- WORK REQUIRED
The line containing "self._lock = threading.Lock()" marks the end: write out exactly every line from the first line of the data below through that line, and only those.

[Stored data]
----

class Engine:

    _per_device: dict = {}
    _cls_lock = threading.Lock()

    def __init__(self, device_id: int = 0):
        lib = load_library()
        self.lib = lib
        self.device_id = int(device_id)
        self._lock = threading.Lock()
        self.last_fill_stats = None
        self.ctx = lib.mg_init(self.device_id)
        if not self.ctx:
            raise RuntimeError(
                f"mg_init({device_id}) failed — no usable HIP device. "
                f"The meshgine product path requires an MI355X GPU.")

    @classmethod
    def get(cls, device_id: int = 0) -> "Engine":
        key = (device_id, threading.get_ident()) if PER_THREAD_CTX \
            else device_id
        with cls._cls_lock:
            eng = cls._per_device.get(key)
            if eng is None:
                eng = cls(device_id)
                cls._per_device[key] = eng
            return eng

    def _check(self, rc: int, fn: str) -> None:
        if rc != 0:
            err = self.lib.mg_last_error(self.ctx)
            raise RuntimeError(
                f"{fn} failed rc={rc}: "
                f"{err.decode() if err else 'unknown'}")

    def mesh_chunk(self, labels: np.ndarray, resolution=(1.0, 1.0, 1.0),
                   reduction_factor: int = 0, max_error: float = 40.0,
                   voxel_centered: bool = True,
                   device_only: bool = False,
                   skip_h2d: bool = False,
                   dust_threshold: int = 0,
                   copy: bool = True,
                   label_map=None,
                   fill_holes: int = 0,
                   dust_global=None):
        fill_holes = int(fill_holes)
        if fill_holes < 0 or fill_holes > 2:
            raise _fill_level_unsupported(f"fill_holes={fill_holes}")
        if fill_holes and skip_h2d:
            raise ValueError(
                "fill_holes cannot be combined with skip_h2d: the "
                "resident volume has already been filled")
        if fill_holes:
            copy = True
        _check_dust_global(dust_global, dust_threshold, skip_h2d)
        labels = np.asfortranarray(labels)
        with self._lock:
            if dust_global is not None:
                label_map = self._fold_global_dust(
                    labels, dust_global, label_map)
            args, cmap, _keep = self._chunk_args(
                labels, resolution, reduction_factor, max_error,
                voxel_centered, dust_threshold, device_only, skip_h2d,
                label_map, counted=dust_global is not None)
            if fill_holes:
                fn, tail = "mg_mesh_chunk_filled", (cmap, fill_holes)
            elif cmap is not None:
                fn, tail = "mg_mesh_chunk_mapped", (cmap,)
            else:
                fn, tail = "mg_mesh_chunk", ()
            out = ctypes.POINTER(_MgMeshSet)()
            rc = getattr(self.lib, fn)(*args, *tail, ctypes.byref(out))
            self._check(rc, fn)
            result = self._collect(out, copy)
            if not fill_holes:
                return result
            self.last_fill_stats = self.stats()
            out = ctypes.POINTER(_MgMeshSet)()
            rc = self.lib.mg_mesh_holes(
                self.ctx, *args[6:12],
                MG_FLAG_DEVICE_ONLY if device_only else 0, ctypes.byref(out))
            self._check(rc, "mg_mesh_holes")
            return result, self._collect(out, True)

    def _count_locked(self, labels, skip_h2d: bool = False):
        dtype = _mg_dtype(labels)
        if labels.ndim != 3:
            raise ValueError("count_voxels expects a 3-D volume")
        sx, sy, sz = labels.shape
        out = ctypes.POINTER(_MgLabelCounts)()
        rc = self.lib.mg_count_voxels(
            self.ctx, labels.ctypes.data_as(ctypes.c_void_p),
            sx, sy, sz, dtype, MG_FLAG_SKIP_H2D if skip_h2d else 0,
            ctypes.byref(out))
        self._check(rc, "mg_count_voxels")
        try:
            n = int(out.contents.n)
            return (_np_array(out.contents.labels, n, copy=True),
                    _np_array(out.contents.counts, n, copy=True))
        finally:
            self.lib.mg_label_counts_free(out)

    def count_voxels(self, labels: np.ndarray, skip_h2d: bool = False):
        labels = np.asfortranarray(labels)
        with self._lock:
            return self._count_locked(labels, skip_h2d)

    def _fold_global_dust(self, labels, dust_global, label_map):
        from .remap import fold_dust
        threshold, lookup = dust_global
        values, _ = self._count_locked(labels)
        values = values[values != 0]
        totals = np.asarray(lookup(values), dtype=np.uint64)
        if totals.shape != values.shape:
            raise ValueError("dust_global: lookup must return one count "
                             "per label")
        return fold_dust(label_map, values[totals < np.uint64(threshold)],
                         labels.dtype)

    def _chunk_args(self, labels, resolution, reduction_factor, max_error,
                    voxel_centered, dust_threshold, device_only, skip_h2d,
                    label_map, counted: bool = False):
        labels = np.asfortranarray(labels)
        dtype = _mg_dtype(labels)
        sx, sy, sz = labels.shape
        flags = (MG_FLAG_DEVICE_ONLY if device_only else 0) | \
                (MG_FLAG_SKIP_H2D if skip_h2d else 0) | \
                (MG_FLAG_COUNTED if counted else 0)
        args = (
            self.ctx, labels.ctypes.data_as(ctypes.c_void_p),
            sx, sy, sz, dtype,
            float(resolution[0]), float(resolution[1]), float(resolution[2]),
            int(reduction_factor), float(max_error),
            int(bool(voxel_centered)), int(dust_threshold), flags)
        if label_map is None:
            return args, None, (labels,)
        if skip_h2d:
            raise ValueError(
                "label_map cannot be combined with skip_h2d: the "
                "resident volume has already been mapped")
        keys, vals, miss = label_map
        if miss not in ('keep', 'zero'):
            raise ValueError(f"label_map miss policy {miss!r}: "
                             f"expected 'keep' or 'zero'")
        keys = np.ascontiguousarray(keys, dtype=np.uint64)
        vals = np.ascontiguousarray(vals, dtype=np.uint64)
        if keys.ndim != 1 or keys.shape != vals.shape:
            raise ValueError("label_map keys/vals must be 1-D arrays "
                             "of equal length")
        cmap = _MgLabelMap(
            keys.ctypes.data, vals.ctypes.data, keys.shape[0],
            MG_MAP_MISS_ZERO if miss == 'zero' else MG_MAP_MISS_KEEP)
        return args, ctypes.byref(cmap), (labels, keys, vals, cmap)

    def mesh_chunk_encoded(self, labels: np.ndarray,
                           resolution=(1.0, 1.0, 1.0),
                           reduction_factor: int = 0,
                           max_error: float = 40.0,
                           voxel_centered: bool = True,
                           dust_threshold: int = 0,
                           label_map=None,
                           shift=(0.0, 0.0, 0.0),
                           encoding: str = 'precomputed',
                           draco=None,
                           device_only: bool = False,
                           copy: bool = True,
                           skip_h2d: bool = False,
                           dust_global=None) -> EncodedChunk:
        if encoding not in ('precomputed', 'draco'):
            raise ValueError(f"encoding {encoding!r}: expected "
                             f"'precomputed' or 'draco'")
        params = _MgEncodeParams()
        params.format = (MG_ENC_DRACO if encoding == 'draco'
                         else MG_ENC_PRECOMPUTED)
        shift = np.asarray(shift, dtype=np.float32).reshape(3)
        params.shift[:] = [float(x) for x in shift]
        if encoding == 'draco':
            origin, rng, bits = _draco_numbers(draco)
            params.q_origin[:] = origin
            params.q_range = rng
            if not 0 <= bits < (1 << 32):
                raise ValueError(f"draco: quantization_bits {bits}")
            params.q_bits = bits
        _check_dust_global(dust_global, dust_threshold, skip_h2d)
        labels = np.asfortranarray(labels)
        with self._lock:
            if dust_global is not None:
                label_map = self._fold_global_dust(
                    labels, dust_global, label_map)
            args, cmap, _keep = self._chunk_args(
                labels, resolution, reduction_factor, max_error,
                voxel_centered, dust_threshold, device_only, skip_h2d,
                label_map, counted=dust_global is not None)
            out = ctypes.POINTER(_MgBlobSet)()
            rc = self.lib.mg_mesh_chunk_encoded(
                *args, cmap, ctypes.byref(params), ctypes.byref(out))
            self._check(rc, "mg_mesh_chunk_encoded")
            try:
                bs = out.contents
                n = int(bs.n)
                return EncodedChunk(
                    *(_np_array(p, n, copy=True) for p in (
                        bs.labels, bs.offset, bs.size, bs.nverts, bs.ntris)),
                    _np_array(bs.bbox, n, 6, copy=True),
                    _np_array(bs.blob, int(bs.blob_bytes), copy=copy))
            finally:
                self.lib.mg_blobset_free(out)

    def _collect(self, out, copy: bool) -> dict:
        result = {}
        try:
            ms = out.contents
            n = int(ms.nmeshes)
            if n:
                tv, tt = int(ms.total_verts), int(ms.total_tris)
                if copy:
                    all_v = np.empty((tv, 3), dtype=np.float32)
                    all_f = np.empty((tt, 3), dtype=np.uint32)
                    if tv:
                        ctypes.memmove(all_v.ctypes.data, ms.verts_base,
                                       tv * 12)
                    if tt:
                        ctypes.memmove(all_f.ctypes.data, ms.faces_base,
                                       tt * 12)
                else:
                    all_v = np.ctypeslib.as_array(
                        ms.verts_base, shape=(max(tv, 1), 3))[:tv]
                    all_f = np.ctypeslib.as_array(
                        ms.faces_base, shape=(max(tt, 1), 3))[:tt]
                tables = (_np_array(p, n).tolist() for p in (
                    ms.labels_arr, ms.voff_arr, ms.nv_arr, ms.foff_arr,
                    ms.nf_arr))
                result = {
                    lab: (all_v[vo:vo + kv], all_f[fo:fo + kf])
                    for lab, vo, kv, fo, kf in zip(*tables)
                }
        finally:
            self.lib.mg_meshset_free(out)
        return result

    def fill_holes(self, labels: np.ndarray, level: int = 1):
        level = int(level)
        if level not in (1, 2):
            raise _fill_level_unsupported(f"fill_holes level {level}")
        labels = np.asfortranarray(labels)
        dtype = _mg_dtype(labels)
        if labels.ndim != 3:
            raise ValueError("fill_holes expects a 3-D volume")
        sx, sy, sz = labels.shape
        filled = np.empty(labels.shape, dtype=labels.dtype, order="F")
        holes = np.empty(labels.shape, dtype=labels.dtype, order="F")
        rounds = ctypes.c_uint32()
        with self._lock:
            rc = self.lib.mg_fill_holes(
                self.ctx, labels.ctypes.data_as(ctypes.c_void_p),
                sx, sy, sz, dtype, level,
                filled.ctypes.data_as(ctypes.c_void_p),
                holes.ctypes.data_as(ctypes.c_void_p), ctypes.byref(rounds))
            self._check(rc, "mg_fill_holes")
        return filled, holes, int(rounds.value)

    def simplify_mesh(self, verts: np.ndarray, faces: np.ndarray,
                      reduction_factor: int,
                      max_error: float = 1e30):
        v = np.ascontiguousarray(verts, dtype=np.float32)
        f = np.ascontiguousarray(faces, dtype=np.uint32)
        ov = ctypes.POINTER(ctypes.c_float)()
        of = ctypes.POINTER(ctypes.c_uint32)()
        onv = ctypes.c_uint32()
        ont = ctypes.c_uint32()
        with self._lock:
            rc = self.lib.mg_simplify_mesh(
                self.ctx,
                v.ctypes.data_as(ctypes.c_void_p), v.shape[0],
                f.ctypes.data_as(ctypes.c_void_p), f.shape[0],
                int(reduction_factor), float(max_error),
                ctypes.byref(ov), ctypes.byref(onv),
                ctypes.byref(of), ctypes.byref(ont))
            self._check(rc, "mg_simplify_mesh")
            out_v = _np_array(ov, onv.value, 3, copy=True)
            out_f = _np_array(of, ont.value, 3, copy=True)
        return out_v, out_f

    def chunk_mesh(self, verts: np.ndarray, faces: np.ndarray,
                   scale, offset) -> dict:
        v = np.ascontiguousarray(verts, dtype=np.float32).reshape(-1, 3)
        f = np.ascontiguousarray(faces, dtype=np.uint32).reshape(-1, 3)
        sc = (ctypes.c_double * 3)(*[float(x) for x in scale])
        off = (ctypes.c_double * 3)(*[float(x) for x in offset])
        out = ctypes.POINTER(_MgMeshSet)()
        order = ctypes.POINTER(ctypes.c_uint32)()
        with self._lock:
            rc = self.lib.mg_chunk_mesh(
                self.ctx,
                v.ctypes.data_as(ctypes.c_void_p), v.shape[0],
                f.ctypes.data_as(ctypes.c_void_p), f.shape[0],
                sc, off, ctypes.byref(out), ctypes.byref(order))
            self._check(rc, "mg_chunk_mesh")
            n = int(out.contents.nmeshes)
            idx = _np_array(order, n).tolist()
            by_label = self._collect(out, True)
        labels = list(by_label)
        mask = (1 << 21) - 1
        bias = 1 << 20
        result = {}
        for i in idx:
            lab = labels[i]
            key = (((lab >> 42) & mask) - bias, ((lab >> 21) & mask) - bias,
                   (lab & mask) - bias)
            result[key] = by_label[lab]
        return result

    def _weld_call(self, fn: str, verts, faces, radius, *grid):
        radius = float(radius)
        if not np.isfinite(radius) or radius <= 0:
            raise ValueError(f"radius {radius}: must be finite and > 0")
        v = np.ascontiguousarray(verts, dtype=np.float32).reshape(-1, 3)
        f = np.ascontiguousarray(faces, dtype=np.uint32).reshape(-1, 3)
        grid = [(ctypes.c_double * 3)(*[float(x) for x in g]) for g in grid]
        ov = ctypes.POINTER(ctypes.c_float)()
        of = ctypes.POINTER(ctypes.c_uint32)()
        onv = ctypes.c_uint32()
        ont = ctypes.c_uint32()
        with self._lock:
            rc = getattr(self.lib, fn)(
                self.ctx,
                v.ctypes.data_as(ctypes.c_void_p), v.shape[0],
                f.ctypes.data_as(ctypes.c_void_p), f.shape[0],
                *grid, radius,
                ctypes.byref(ov), ctypes.byref(onv),
                ctypes.byref(of), ctypes.byref(ont))
            self._check(rc, fn)
            if not ov:
                return v.copy(), f.copy()
            return (_np_array(ov, onv.value, 3, copy=True),
                    _np_array(of, ont.value, 3, copy=True))

    def merge_close_vertices(self, verts: np.ndarray, faces: np.ndarray,
                             radius: float = 1e-5):
        return self._weld_call("mg_merge_close_vertices", verts, faces,
                               radius)

    def retriangulate_mesh(self, verts: np.ndarray, faces: np.ndarray,
                           scale, offset, radius: float = 1e-5):
        return self._weld_call("mg_retriangulate_mesh", verts, faces, radius,
                               scale, offset)

    def encode_octree_level(self, verts: np.ndarray, faces: np.ndarray, *,
                            scale, offset, upper_scale=None,
                            radius: float = 1e-5, chunked: bool = True,
                            q_origin, q_voffset, q_cell,
                            q_bits: int) -> EncodedLevel:
        v = np.ascontiguousarray(verts, dtype=np.float32).reshape(-1, 3)
        f = np.ascontiguousarray(faces, dtype=np.uint32).reshape(-1, 3)
        vec = ctypes.c_double * 3
        lv = _MgOctreeLevel()
        lv.scale = vec(*[float(x) for x in scale])
        lv.offset = vec(*[float(x) for x in offset])
        lv.retriangulate = 0 if upper_scale is None else 1
        lv.upper_scale = vec(*[float(x) for x in (
            scale if upper_scale is None else upper_scale)])
        lv.radius = float(radius)
        lv.chunked = 1 if chunked else 0
        lv.q_origin = vec(*[float(x) for x in q_origin])
        lv.q_voffset = vec(*[float(x) for x in q_voffset])
        lv.q_cell = vec(*[float(x) for x in q_cell])
        q_bits = int(q_bits)
        lv.q_bits = q_bits if 0 <= q_bits < 2 ** 32 else 0
        lv.order_cells = _order_cells
        out = ctypes.POINTER(_MgFragSet)()
        with self._lock:
            rc = self.lib.mg_encode_octree_level(
                self.ctx,
                v.ctypes.data_as(ctypes.c_void_p), v.shape[0],
                f.ctypes.data_as(ctypes.c_void_p), f.shape[0],
                ctypes.byref(lv), ctypes.byref(out))
            self._check(rc, "mg_encode_octree_level")
            try:
                fs = out.contents
                n = int(fs.n)
                nodes = _np_array(fs.nodes, 3 * n).reshape(n, 3).tolist()
                sizes = _np_array(fs.size, n).tolist()
                nbytes = int(fs.blob_bytes)
                blob = ctypes.string_at(fs.blob, nbytes) if nbytes else b""
            finally:
                self.lib.mg_fragset_free(out)
        return EncodedLevel(tuple(tuple(p) for p in nodes), sizes, blob)

    def stats(self) -> dict:
        s = MgStatsEncode()
        rc = self.lib.mg_get_stats(self.ctx, ctypes.byref(s))
        if rc != 0:
            raise RuntimeError("mg_get_stats failed")
        return s.as_dict()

----

- EXERCISE ANSWER
class Engine:

    _per_device: dict = {}
    _cls_lock = threading.Lock()

    def __init__(self, device_id: int = 0):
        lib = load_library()
        self.lib = lib
        self.device_id = int(device_id)
        self._lock = threading.Lock()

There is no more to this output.